Your instructions: Your reply should be made up of every line in the records below that holds the string "push".

[Saved data entries]
[Start of section]
@@ -1095,16 +1122,28 @@
       const uint32_t myword = lane < gcount ? w.B[(size_t)g_j[lane] * s.W + wd] : 0u;
       const uint32_t any = __reduce_or_sync(0xffffffffu, myword);
       if (!any) continue;
+      uint32_t mine = 0;
+#pragma unroll
+      for (int i = 0; i < (int)kCmGroup; i++)
+        mine |= ((__shfl_sync(0xffffffffu, myword, i) >> lane) & 1u) << i;
+      mine &= (1u << gcount) - 1u;
       uint32_t offs[kCmGroup];
+      const uint32_t run = mine ? w.cmrun[(size_t)grp * s.N + wd * 32 + lane] : kOffInvalid;
+      const uint32_t brk = run >= kCmBroken ? run - kCmBroken : kCmGroup;
+      uint32_t cur = run;
+      bool first = true;
 #pragma unroll
       for (int i = 0; i < (int)kCmGroup; i++) {
-        const uint32_t wordi = __shfl_sync(0xffffffffu, myword, i);
         offs[i] = kOffInvalid;
-        if ((uint32_t)i < gcount && ((wordi >> lane) & 1u)) {
-          const uint32_t j = g_j[i];
-          const uint32_t idx = g_eb[i] + w.base[(size_t)j * s.nblk + wd / kBlockWords] + w.wpre[(size_t)j * s.W + wd] +
-                               __popc(wordi & ((1u << lane) - 1u));
-          offs[i] = w.ecm[idx];
+        if ((mine >> i) & 1u) {
+          if (brk < kCmGroup && (first || (uint32_t)i >= brk)) {
+            const uint32_t j = g_j[i];
+            const size_t at = (size_t)j * s.W + wd;
+            cur = w.ecm[g_eb[i] + w.base[(size_t)j * s.nblk + wd / kBlockWords] + w.wpre[at] + __popc(w.B[at] & ((1u << lane) - 1u))];
+          }
+          offs[i] = cur;
+          first = false;
+          if (cur != kOffInvalid) cur += g_units[i];
         }
       }
       uint8_t* ring = conn_out(s, w, wd * 32 + lane, pool_base);
@@ -1175,25 +1214,43 @@
   }
 }
 
-__global__ void __launch_bounds__(256) k_pack(DevState s, BatchIn b, Work w, int do_direct) {
+__device__ __forceinline__ void publish_if_last(const Work& w, BatchStats* publish) {
+  if (!publish) return;
+  __shared__ uint32_t last;
+  __syncthreads();
+  if (threadIdx.x == 0) {
+    __threadfence();
+    last = atomicAdd(&w.stats->ctas_done, 1u) == gridDim.x - 1 ? 1u : 0u;
+  }
+  __syncthreads();
+  if (last && threadIdx.x < sizeof(BatchStats) / 4) {
+    __threadfence();
+    reinterpret_cast<volatile uint32_t*>(publish)[threadIdx.x] = __ldcg(reinterpret_cast<const uint32_t*>(w.stats) + threadIdx.x);
+    __threadfence_system();
+  }
+}
+
+__global__ void __launch_bounds__(256) k_pack(DevState s, BatchIn b, Work w, int do_direct, BatchStats* publish) {
   __shared__ __align__(128) uint8_t buf[kCmGroup * kCmMaxBytes];
   __shared__ __align__(8) uint64_t bars[2];
-  if (w.stats->status) return;
-  if (threadIdx.x == 0) {
-    mbar_init(&bars[0], 1);
-    mbar_init(&bars[1], 1);
-    asm volatile("fence.mbarrier_init.release.cluster;" ::: "memory");
-  }
-  __syncthreads();
-  pack_cm_phase(s, b, w, buf, &bars[0]);
-  __syncthreads();
-  pack_fat_phase(s, b, w, buf, &bars[1]);
-  pack_thin_phase(s, b, w);
-  if (do_direct) pack_direct_phase(s, b, w);
-}
-__global__ void __launch_bounds__(256, 8) k_pack_direct(DevState s, BatchIn b, Work w) {
-  if (w.stats->status) return;
-  pack_direct_phase(s, b, w);
+  if (!w.stats->status) {
+    if (threadIdx.x == 0) {
+      mbar_init(&bars[0], 1);
+      mbar_init(&bars[1], 1);
+      asm volatile("fence.mbarrier_init.release.cluster;" ::: "memory");
+    }
+    __syncthreads();
+    pack_cm_phase(s, b, w, buf, &bars[0]);
+    __syncthreads();
+    pack_fat_phase(s, b, w, buf, &bars[1]);
+    pack_thin_phase(s, b, w);
+    if (do_direct) pack_direct_phase(s, b, w);
+  }
+  publish_if_last(w, publish);
+}
+__global__ void __launch_bounds__(256, 8) k_pack_direct(DevState s, BatchIn b, Work w, BatchStats* publish) {
+  if (!w.stats->status) pack_direct_phase(s, b, w);
+  publish_if_last(w, publish);
 }
 
 __device__ __forceinline__ void st_ref_record(uint8_t* dst, uint32_t raw_len, uint32_t slot_off16, unsigned long long batch_id) {
@@ -1201,8 +1258,8 @@
   st_stream16(dst, make_uint4(0xFFFFFFFFu, bswap32(raw_len), (uint32_t)off, (uint32_t)(off >> 32)));
   st_stream16(dst + 16, make_uint4((uint32_t)batch_id, (uint32_t)(batch_id >> 32), 0u, 0u));
 }
-__global__ void __launch_bounds__(256) k_pack_ref(DevState s, BatchIn b, Work w, int do_direct) {
-  if (w.stats->status) return;
+__global__ void __launch_bounds__(256) k_pack_ref(DevState s, BatchIn b, Work w, int do_direct, BatchStats* publish) {
+  if (w.stats->status) { publish_if_last(w, publish); return; }
   const uint32_t nfat = w.stats->n_fat_entries, nthin = w.stats->n_thin_entries;
   const uint64_t nft = (uint64_t)nfat + nthin, total = nft + (do_direct ? b.n_msgs : 0u);
   const uint32_t pool_base = w.stats->pool_base;
@@ -1229,21 +1286,25 @@
     if (!thin) { slot = b.slot_off16[m]; len = b.raw_len[m]; }
     st_ref_record(conn_out(s, w, conn, pool_base) + (size_t)off * kUnit, len, slot, bid);
   }
-}
-
-void launch_pack(const DevState& s, const Work& w, const BatchIn& b, uint32_t n_direct, uint32_t pack_variant, int n_sms, cudaStream_t st) {
+  publish_if_last(w, publish);
+}
+
+bool launch_pack(const DevState& s, const Work& w, const BatchIn& b, uint32_t n_direct, uint32_t pack_variant, int n_sms,
+                 BatchStats* publish, cudaStream_t st) {
   if (s.shared_payload) {
-    if (b.n_bcast || n_direct) PCDN_COUNT_LAUNCH, k_pack_ref<<<(uint32_t)n_sms * 8, 256, 0, st>>>(s, b, w, n_direct ? 1 : 0);
-    return;
+    if (!b.n_bcast && !n_direct) return false;
+    PCDN_COUNT_LAUNCH, k_pack_ref<<<(uint32_t)n_sms * 8, 256, 0, st>>>(s, b, w, n_direct ? 1 : 0, publish);
+    return true;
   }
   const bool direct_separate = n_direct >= kThinSeparateMin;
   const uint32_t ctas_per_sm = ((pack_variant >> 8) & 15u) ? ((pack_variant >> 8) & 15u) : 3;
   const uint32_t grid = (uint32_t)n_sms * ctas_per_sm;
   const int do_direct = (n_direct && !direct_separate) ? 1 : 0;
   if (b.n_bcast || do_direct)
-    PCDN_COUNT_LAUNCH, k_pack<<<grid, 256, 0, st>>>(s, b, w, do_direct);
+    PCDN_COUNT_LAUNCH, k_pack<<<grid, 256, 0, st>>>(s, b, w, do_direct, direct_separate ? nullptr : publish);
   const uint32_t dctas = ((pack_variant >> 12) & 15u) ? ((pack_variant >> 12) & 15u) : 8u;
-  if (direct_separate) PCDN_COUNT_LAUNCH, k_pack_direct<<<(uint32_t)n_sms * dctas, 256, 0, st>>>(s, b, w);
+  if (direct_separate) PCDN_COUNT_LAUNCH, k_pack_direct<<<(uint32_t)n_sms * dctas, 256, 0, st>>>(s, b, w, publish);
+  return direct_separate || b.n_bcast || do_direct;
 }
 
 __global__ void __launch_bounds__(256) k_release(DevState s, const uint32_t* __restrict__ batch_units,
diff --git a/push-cdn_b200/csrc/kernels.cuh b/push-cdn_b200/csrc/kernels.cuh
--- a/push-cdn_b200/csrc/kernels.cuh
+++ b/push-cdn_b200/csrc/kernels.cuh
@@ -8,6 +8,7 @@
 
 constexpr uint32_t kUnit = 32;
 constexpr uint32_t kOffInvalid = 0xFFFFFFFFu;
+constexpr uint32_t kCmBroken = 0xFFFFFFF0u;
 constexpr uint32_t kConnNone = 0xFFFFFFFFu;
 constexpr uint32_t kFatMin = 32;
 constexpr uint32_t kChunkBytes = 16384;
@@ -100,7 +101,7 @@
   uint32_t pool_base;
   uint32_t pool_units;
   uint32_t pool_skip;
-  uint32_t reserved;
+  uint32_t ctas_done;
 };
 
 struct PoolState { uint32_t head, tail, used, blocked; };
@@ -126,6 +127,7 @@
   uint32_t* jidx;
   uint2* efat;
   uint32_t* ecm;
+  uint32_t* cmrun;
   uint4* ethin;
   uint32_t cap_fat, cap_thin;
   uint32_t* dcount;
[End of section]
Written reply:
diff --git a/push-cdn_b200/csrc/kernels.cuh b/push-cdn_b200/csrc/kernels.cuh
--- a/push-cdn_b200/csrc/kernels.cuh
+++ b/push-cdn_b200/csrc/kernels.cuh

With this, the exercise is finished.